With AES-CTR the computation time to encrypt a message of lengh $n$ blocks is $n$ computations of the block cipher.

What is the running time to encrypt a message of $n$ bits using a stream cipher, like Salsa, Snow, trivium or any other stream cipher? How can I (generally) calculate a stream cipher computation cost?

  • $\begingroup$ Depends on the specific cipher. Salsa20/ChaCha have 512 bit blocks (it's very similar to CTR mode), RC4 outputs bytes. Other ciphers can have different word/block sizes. $\endgroup$ Sep 11, 2014 at 13:03
  • $\begingroup$ Thank you @CodesInChaos . So, for RC4 the computation cost unit is the byte ? And in this case we can say that to encrypt an $n$-bits message, the cost is $n$ ? $\endgroup$
    – Dingo13
    Sep 11, 2014 at 16:58
  • 3
    $\begingroup$ I have no idea what would be a good answer other than "any decent symmetric cipher takes $\Theta(n)$ time to encrypt a message $n$ bits long". A decent cipher can't take less time than that (because it needs to modify at least half of the bits in the message); and since we have algorithms that take that much time, we don't really consider algorithms that take superlinear time. Of course, if your question is about the constant of proportionality (that is, the part that is hidden by the $\Theta$ notation), well, that's implementation dependent. $\endgroup$
    – poncho
    Sep 11, 2014 at 21:50
  • $\begingroup$ CBC takes times $\lceil n / 128 \rceil$ for an $n$ bits message... I would like to know what is the time for real stream cipher. $\endgroup$
    – Dingo13
    Sep 15, 2014 at 8:22

1 Answer 1


For any typical stream cipher (including block ciphers in streaming modes like CBC / CFB / OFB / CTR), the time needed to encrypt a message consists of two parts:

  1. the time needed to set up the cipher, which is approximately constant, and
  2. the time needed to encrypt a chunk of the message (also approximately constant), multiplied by the number of chunks in the message (rounded up).

Most ciphers will process the message (or at least generate the keystream) in chunks of more than one bit at a time. For block ciphers in streaming modes, the chunk size will typically equal the block size of the underlying block cipher. For dedicated stream ciphers, the chunk size may vary, even between different implementations of the same cipher. For some examples, RC4 generates its keystream in chunks of 8 bits, whereas Trivium can generate anything from 1 to 64 bits at a time, depending on how strongly the implementation is parallelized.

In any case, the typical runtime will be of the form $a + b \lceil n / c \rceil$, where $a$ is the setup (+ teardown) time, $b$ is the time per chunk, $c$ is the chunk length and $n$ is the message length (in appropriate units, typically bits or bytes). Asymptotically, this will be ${\rm O}(n)$.

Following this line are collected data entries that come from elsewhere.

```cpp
using F_L1   = ConvCfg<float,  32,  32, 1, 80,  8, 4, 1, 5, 1, 32, 9, 0, 0, true>;
using F_L1S  = ConvCfg<float,  32,  32, 1, 80,  8, 4, 1, 5, 1, 32, 1, 0, 0, true>;
using F_L2A  = ConvCfg<float,  32,  64, 2, 80,  8, 2, 2, 5, 1, 16, 9, 0, 0, true>;
using F_L2S  = ConvCfg<float,  32,  64, 2, 80,  8, 2, 2, 5, 1, 16, 1, 0, 0, true>;
using F_L2   = ConvCfg<float,  64,  64, 1, 40,  8, 2, 2, 5, 1, 64, 9, 0, 0, true>;
using F_L3A  = ConvCfg<float,  64, 128, 2, 40,  8, 1, 4, 5, 1, 32, 9>;
using F_L3S  = ConvCfg<float,  64, 128, 2, 40,  8, 1, 4, 5, 1, 32, 1>;
using F_L3   = ConvCfg<float, 128, 128, 1, 20,  8, 1, 4, 5, 1, 128, 9>;
using F_L4A  = ConvCfg<float, 128, 256, 2, 20, 16, 1, 4, 5, 2, 32, 9>;
using F_L4S  = ConvCfg<float, 128, 256, 2, 20, 16, 1, 4, 5, 2, 32, 1>;
using F_L4   = ConvCfg<float, 256, 256, 1, 10, 16, 1, 4, 5, 2, 128, 9>;
using F_L3T = F_L3; using F_L4T = F_L4;

template <class C>
static void fill_geom(ConvGeom& g) {
  g.cin = C::CIN; g.cout = C::COUT; g.stride = C::S; g.win = C::WIN; g.th = C::TH; g.wm = C::WM;
  g.ck = C::CK; g.taps = C::TAPS; g.ks = C::KS; g.eb = C::EB; g.nw = C::NW; g.m16 = C::M16 ? 1 : 0;
}

#define SK_CONV_CASES(X) \
  X(CONV_L1, L1) X(CONV_L1S, L1S) X(CONV_L2A, L2A) X(CONV_L2S, L2S) X(CONV_L2, L2) X(CONV_L3A, L3A) \
  X(CONV_L3S, L3S) X(CONV_L3, L3) X(CONV_L4A, L4A) X(CONV_L4S, L4S) X(CONV_L4, L4) X(CONV_L3T, L3T) X(CONV_L4T, L4T)

int conv_geom(int shape, int dtype, ConvGeom* g) {
  switch (shape) {
#define X(id, name)                                              \
  case id:                                                       \
    if (dtype == DT_BF16) fill_geom<B_##name>(*g); else fill_geom<F_##name>(*g); \
    return SK_OK;
    SK_CONV_CASES(X)
#undef X
  }
  set_error("conv_geom: unknown conv shape %d", shape);
  return SK_EARG;
}

int launch_conv(int shape, int dtype, const ConvArgs& a, hipStream_t st) {
  switch (shape) {
#define X(id, name) \
  case id: return dtype == DT_BF16 ? launch_cfg<B_##name>(a, st) : launch_cfg<F_##name>(a, st);
    SK_CONV_CASES(X)
#undef X
  }
  set_error("launch_conv: unknown conv shape %d", shape);
  return SK_EARG;
}

size_t conv_pack_bytes(const ConvGeom& g) { return (size_t)g.cout * g.cin * g.taps * g.eb; }

void conv_pack_weights(const ConvGeom& g, const float* w, int kh_kw, void* dst) {
  if (g.m16) {
    const int nch = g.cin / g.ck, ks32 = g.ck * g.eb / 64, ktot32 = nch * g.taps * ks32;
    for (int n16 = 0; n16 < g.cout / 16; ++n16)
      for (int ch = 0; ch < nch; ++ch)
        for (int t = 0; t < g.taps; ++t) {
          const int tap = (g.taps == 9) ? t : (kh_kw == 9 ? 4 : 0);
          for (int sk = 0; sk < ks32; ++sk) {
            const size_t kidx = (size_t)(ch * g.taps + t) * ks32 + sk;
            for (int lane = 0; lane < 64; ++lane)
              for (int j = 0; j < 8; ++j) {
                const int co = n16 * 16 + (lane & 15), ci = ch * g.ck + sk * 32 + (lane >> 4) * 8 + j;
                reinterpret_cast<uint16_t*>(dst)[(((size_t)n16 * ktot32 + kidx) * 64 + lane) * 8 + j] = f32_to_bf16(w[((size_t)co * g.cin + ci) * kh_kw + tap]);
              }
          }
        }
    return;
  }
  const int KE = 32 / g.eb, nch = g.cin / g.ck, ktot = nch * g.taps * g.ks;
  for (int nt = 0; nt < g.cout / 32; ++nt)
// ... 21 lines not shown
```

Baseline: 44960 x-vectors/s.

## Switch layer-1 conv to 16x16 MFMA grid lane order with configurable block width

Generalizes the GRID lane order so the block width GC can differ from W/MW, giving one block row per wave row with 16x16x32 MFMA. Layer 1 (32->32 channels, 80 wide) now uses this GRID/M16 layout with 8-wide blocks instead of the linear 32x32 path. It also adds a deeper residual-input prefetch that loads half the tiles up front when the kernel is resident. The aim is better LDS bank behaviour and MFMA shape for the small-channel first stage, at the cost of more register pressure from the extra prefetch buffers.

```diff
diff --git a/sidekit_amd/csrc/conv3x3.hip b/sidekit_amd/csrc/conv3x3.hip
--- a/sidekit_amd/csrc/conv3x3.hip
+++ b/sidekit_amd/csrc/conv3x3.hip
@@ -15,7 +15,7 @@
 }
 
 enum { LANES_LINEAR = 0, LANES_GRID = 1, LANES_DENSE = 2 };
-template <typename T_, int CIN_, int COUT_, int S_, int WIN_, int TH_, int WM_, int WN_, int MW_, int NW_, int CK_, int TAPS_, int OCC_ = 0, int PD_ = 0, bool SWZ_ = false, int BLK_ = LANES_LINEAR, bool M16_ = false, bool DIRECT_ = false, bool S2G_ = false, int LEANF_ = -1>
+template <typename T_, int CIN_, int COUT_, int S_, int WIN_, int TH_, int WM_, int WN_, int MW_, int NW_, int CK_, int TAPS_, int OCC_ = 0, int PD_ = 0, bool SWZ_ = false, int BLK_ = LANES_LINEAR, bool M16_ = false, bool DIRECT_ = false, bool S2G_ = false, int LEANF_ = -1, int GC_ = 0>
 struct ConvCfg {
   static constexpr bool DIRECT = DIRECT_;
   static_assert(!DIRECT_ || (!M16_), "DIRECT: 32x32 MFMA accumulator layout");
@@ -31,9 +31,11 @@
   static constexpr int CB = CK * EB;
   static constexpr bool SWZ = SWZ_;
   static constexpr int BLK = BLK_;
-  static constexpr int GC = BLK == LANES_GRID ? (WIN_ / S_) / MW_ : 16, GR = 16 / GC;
+  static constexpr int GC = BLK == LANES_GRID ? (GC_ ? GC_ : (WIN_ / S_) / MW_) : 16, GR = 16 / GC;
+  static constexpr int NBC = BLK == LANES_GRID ? (WIN_ / S_) / GC : MW_, BRW = 2 * MW_ / NBC;
   static_assert(BLK == LANES_LINEAR || (SWZ_ && S_ == 1 && TAPS_ == 9), "block lane orders: swizzled image, stride 1, 3x3");
-  static_assert(BLK != LANES_GRID || (GC * MW_ == WIN_ / S_ && GR * GC == 16 && TH_ == 2 * WM_ * GR), "GRID: W = MW * GC, TH = 2 * WM * GR");
+  static_assert(BLK != LANES_GRID || (GC * NBC == WIN_ / S_ && GR * GC == 16 && TH_ == BRW * WM_ * GR && BRW * NBC == 2 * MW_ && (BRW == 2 || M16_)),
+                "GRID: W = NBC * GC, TH = BRW * WM * GR, 2 * MW blocks per wave row (one block row per wave row: 16x16x32 only)");
   static_assert(BLK != LANES_DENSE || (WM_ == 1 && CK_ * elem<T_>::bytes == 256 && TH_ * (WIN_ + 1) <= MW_ * 32), "DENSE: 256-B positions, one wave row");
   static constexpr bool M16 = M16_;
   static_assert(!M16 || ((BLK != LANES_LINEAR || S2G_) && elem<T_>::bytes == 2 && (CK_ * 2) % 64 == 0), "M16: bf16, block lane orders (or the planar stride-2 image), 64-B k-steps");
@@ -51,7 +53,7 @@
   static constexpr int SWF = SPP < 16 ? SPP : 16;
   static constexpr int SWSH = SPP == 4 ? 2 : (SPP == 8 ? 1 : 0);
   static constexpr int KCMASK = (GC >> SWSH) - 1;
-  static constexpr int KRSH = SWSH == 0 ? (GC == 4 ? 2 : (GC == 8 ? 3 : 4)) : (SWSH == 1 ? (GC == 8 ? 2 : 3) : 2);
+  static constexpr int KRSH = SWSH == 0 ? (GC == 4 ? 2 : (GC == 8 ? 3 : 4)) : (SWSH == 1 ? (GC == 8 ? 2 : 3) : (GC == 8 ? 1 : 2));
   static constexpr bool S2G = S2G_;
   static constexpr int S2GR = S2G_ ? TH_ / WM_ : 1, S2GC = 16 / S2GR, S2NBC = (WIN_ / S_) / S2GC;
   static constexpr int S2PPB = 256 / (CK_ * elem<T_>::bytes) > 0 ? 256 / (CK_ * elem<T_>::bytes) : 1;
@@ -98,7 +100,7 @@
     if constexpr (S2G) {
       return t < S2NBC ? (wm * S2GR + s2p_row(p)) * WOUT + t * S2GC + s2p_col(p) : MT;
     } else if constexpr (BLK == LANES_GRID) {
-      return ((2 * wm + t / MW) * GR + p16_row(p)) * WOUT + (t % MW) * GC + p16_col(p);
+      return ((BRW * wm + t / NBC) * GR + p16_row(p)) * WOUT + (t % NBC) * GC + p16_col(p);
     } else {
       const int L = t * 16 + p16_dense(p), row = L / (WIN + 1), col = L % (WIN + 1);
       return (col < WIN && row < TH) ? row * WOUT + col : MT;
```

One peculiar corner case is that, for ciphers that require the message to be unambiguously padded to a multiple of the chunk size (such as block ciphers in CBC mode), messages that already happen to be a whole number of chunks long will typically need to have an extra chunk appended, so that the time cost becomes of the form $a + b \lceil (n + 1) / c \rceil$.

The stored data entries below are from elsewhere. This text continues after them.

struct SolveLds {
    double T[14];
    double S[kNumSums];
    double pub[12];
    long long digits[kAccWords];
};
template <int COPIES>
__device__ __forceinline__ unsigned loop_finish_iteration(const LoopParams &L, const P2pParams &X, SolveLds &m, int it,
                                                          unsigned long long &xg) {
    LoopShared *sh = L.sh;
    IcpState *st = L.st;
    const int lane = static_cast<int>(threadIdx.x & 63u);
    double *sT = m.T, *S = m.S, *pub = m.pub;
    long long *digits = m.digits;
    const unsigned long long tag = static_cast<unsigned long long>(it) + 1ull;

    {
        const long long per = static_cast<long long>(L.wgs / COPIES);
        long long (*acc)[kAccWords] = COPIES == kLoopReplicas ? sh->acc[it & 1] : sh->acc32[it & 1];
        long long v[COPIES];
        const unsigned long long t0 = __builtin_amdgcn_s_memrealtime();
        for (;;) {
#pragma unroll
            for (int r = 0; r < COPIES; ++r)
                v[r] = __hip_atomic_load(&acc[r][lane], __ATOMIC_RELAXED, __HIP_MEMORY_SCOPE_AGENT);
            bool ok = true;
            if (lane <= 3 * kAccValues) {
#pragma unroll
                for (int r = 0; r < COPIES; ++r) ok &= (v[r] & 255ll) == per;
            }
            if (__all(ok)) break;
            unsigned long long ab = 0ull;
            if (lane == 0) ab = ld_agent(&sh->abort_word[0]);
            const bool late = __builtin_amdgcn_s_memrealtime() - t0 > L.count_timeout_ticks;
            if (__any(ab != 0ull) || late) {
                if (lane == 0) {
                    st_agent(&sh->abort_word[0], 1ull);
                    st->loop_aborted = 1;
                    st_agent(&sh->pose[24], (tag << 32) | 2ull);
                    if (L.progress)
                        __hip_atomic_store(&L.progress->word, (1ull << 32) | static_cast<unsigned long long>(it), __ATOMIC_RELAXED,
                                           __HIP_MEMORY_SCOPE_SYSTEM);
                }
                if (X.nranks > 1) {
                    exchange_abort_wave(X, xg);
                    xg += 1ull;
                    if (lane == 0) *X.exchanges = xg;
                }
                return 2u;
            }
            __builtin_amdgcn_s_sleep(1);
        }
        LOOP_STAMP_SOLVER(it, 0);
        long long d = 0;
        if (lane <= 3 * kAccValues) {
#pragma unroll
            for (int r = 0; r < COPIES; ++r) d += (v[r] - per) >> 8;
        }
#pragma unroll
        for (int r = 0; r < COPIES; ++r)
            __hip_atomic_store(&acc[r][lane], 0ll, __ATOMIC_RELAXED, __HIP_MEMORY_SCOPE_AGENT);
        digits[lane] = d;
        __builtin_amdgcn_wave_barrier();
        if (lane < kNumSums) {
            double r = 0.0;
            if (lane < kAccValues) {
                const double a = static_cast<double>(digits[3 * lane]);
                const double b = static_cast<double>(digits[3 * lane + 1]);
                const double c = static_cast<double>(digits[3 * lane + 2]);
                r = a + (b * 9.094947017729282e-13 + c * 8.271806125530277e-25);
                if (lane < kCount) r *= L.acc_unscale;
            }
            S[lane] = r;
        }
        __builtin_amdgcn_wave_barrier();
    }
    const bool overflow = digits[3 * kAccValues] != 0;
    LOOP_STAMP_SOLVER(it, 1);

    bool exchange_failed = false;
    if (X.nranks > 1) {
        const int ex = exchange_sums_wave(S, X, xg);
        xg += 1ull;
        if (lane == 0) *X.exchanges = xg;
        exchange_failed = ex == 1;
        if (ex == 2) {
            if (lane == 0) {
                st_agent(&sh->abort_word[0], 1ull);
                st->loop_aborted = 1;
                st->peer_aborted = 1;
                st_agent(&sh->pose[24], (tag << 32) | 2ull);
                if (L.progress)
                    __hip_atomic_store(&L.progress->word, (1ull << 32) | static_cast<unsigned long long>(it), __ATOMIC_RELAXED,
                                       __HIP_MEMORY_SCOPE_SYSTEM);
            }
            return 2u;
        }
    }

    double x[6], est[7], nrm;
    solve_normal_equations_t<WaveLanes>(S, x);
    LOOP_STAMP_SOLVER2(it, 0);
    se3_exp_sqrt_t<WaveLanes>(x, est, SAGE_SQNORM6(x), nrm);
    LOOP_STAMP_SOLVER2(it, 1);
    double rhs[7], Tn[7];
    {
        const double *src = sT + (lane == 1 ? 7 : 0);
#pragma unroll
        for (int i = 0; i < 7; ++i) rhs[i] = src[i];
    }
    se3_mul(est, rhs, Tn);
    __builtin_amdgcn_wave_barrier();
    if (lane < 2) {
        double *dst = sT + (lane == 1 ? 7 : 0);
#pragma unroll
        for (int i = 0; i < 7; ++i) dst[i] = Tn[i];
    }
    double Rn[9];
    quat_to_mat(Tn, Rn);
    LOOP_STAMP_SOLVER2(it, 2);
    if (!(x[3] * x[3] + x[4] * x[4] + x[5] * x[5] < 9.0) || fabs(nrm - kEstimationThreshold) < 1e-12) {
        double lg[6];
        se3_log(est, lg);
        nrm = sqrt(SAGE_SQNORM6(lg));
    }
    LOOP_STAMP_SOLVER2(it, 3);
    const bool converged = nrm < kEstimationThreshold;
    unsigned done = (converged || it + 1 >= L.max_iterations) ? 1u : 0u;
    if (overflow && !L.shared_loop) done = 1u;
    if (exchange_failed) done = 1u;
    if (lane == 0) {
#pragma unroll
        for (int i = 0; i < 9; ++i) pub[i] = Rn[i];
        pub[9] = Tn[4]; pub[10] = Tn[5]; pub[11] = Tn[6];
    }
    __builtin_amdgcn_wave_barrier();
    LOOP_STAMP_SOLVER(it, 2);
    asm volatile("s_waitcnt vmcnt(0)" ::: "memory");
    if (lane < 24) st_agent(&sh->pose[lane], (tag << 32) | reinterpret_cast<const uint32_t *>(pub)[lane]);
    if (lane == 24) st_agent(&sh->pose[24], (tag << 32) | done);
    if (lane == 0) {
        if (it < kHistory) st->n_corr[it] = static_cast<uint32_t>(S[kCount]);
        if (overflow) st->acc_overflow = 1;
        if (exchange_failed) st->exchange_failed = 1;
        if (done) {
#pragma unroll
            for (int i = 0; i < 7; ++i) st->T[i] = Tn[i];
#pragma unroll
            for (int i = 0; i < 9; ++i) st->R[i] = Rn[i];
            st->last_step_norm = nrm;
            st->iter = it + 1;
            st->done = 1;
            st->converged = (converged && !exchange_failed) ? 1 : 0;
        }
    }
    if (done && lane == 1) {
#pragma unroll
        for (int i = 0; i < 7; ++i) st->T_icp[i] = Tn[i];
    }
    if (L.progress && lane == 0)
        __hip_atomic_store(&L.progress->word, (static_cast<unsigned long long>(done ? 1u : 0u) << 32) | static_cast<unsigned long long>(it + 1),
                           __ATOMIC_RELAXED, __HIP_MEMORY_SCOPE_SYSTEM);
    if (done && lane < kNumSums) st->sums[lane] = S[lane];
    LOOP_STAMP_SOLVER(it, 3);
    return done;
}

Also, it should be noted that these are all theoretical timings. In the real world, if you graph the time needed to encrypt messages of varying size on a real CPU, you're likely to see all sorts of weird jags, kinks and noise due to things like cache misses, branch prediction, microcode optimizations, interrupts, concurrent threads, etc. On a large enough scale, though, the overall pattern will still generally look approximately linear in the message length.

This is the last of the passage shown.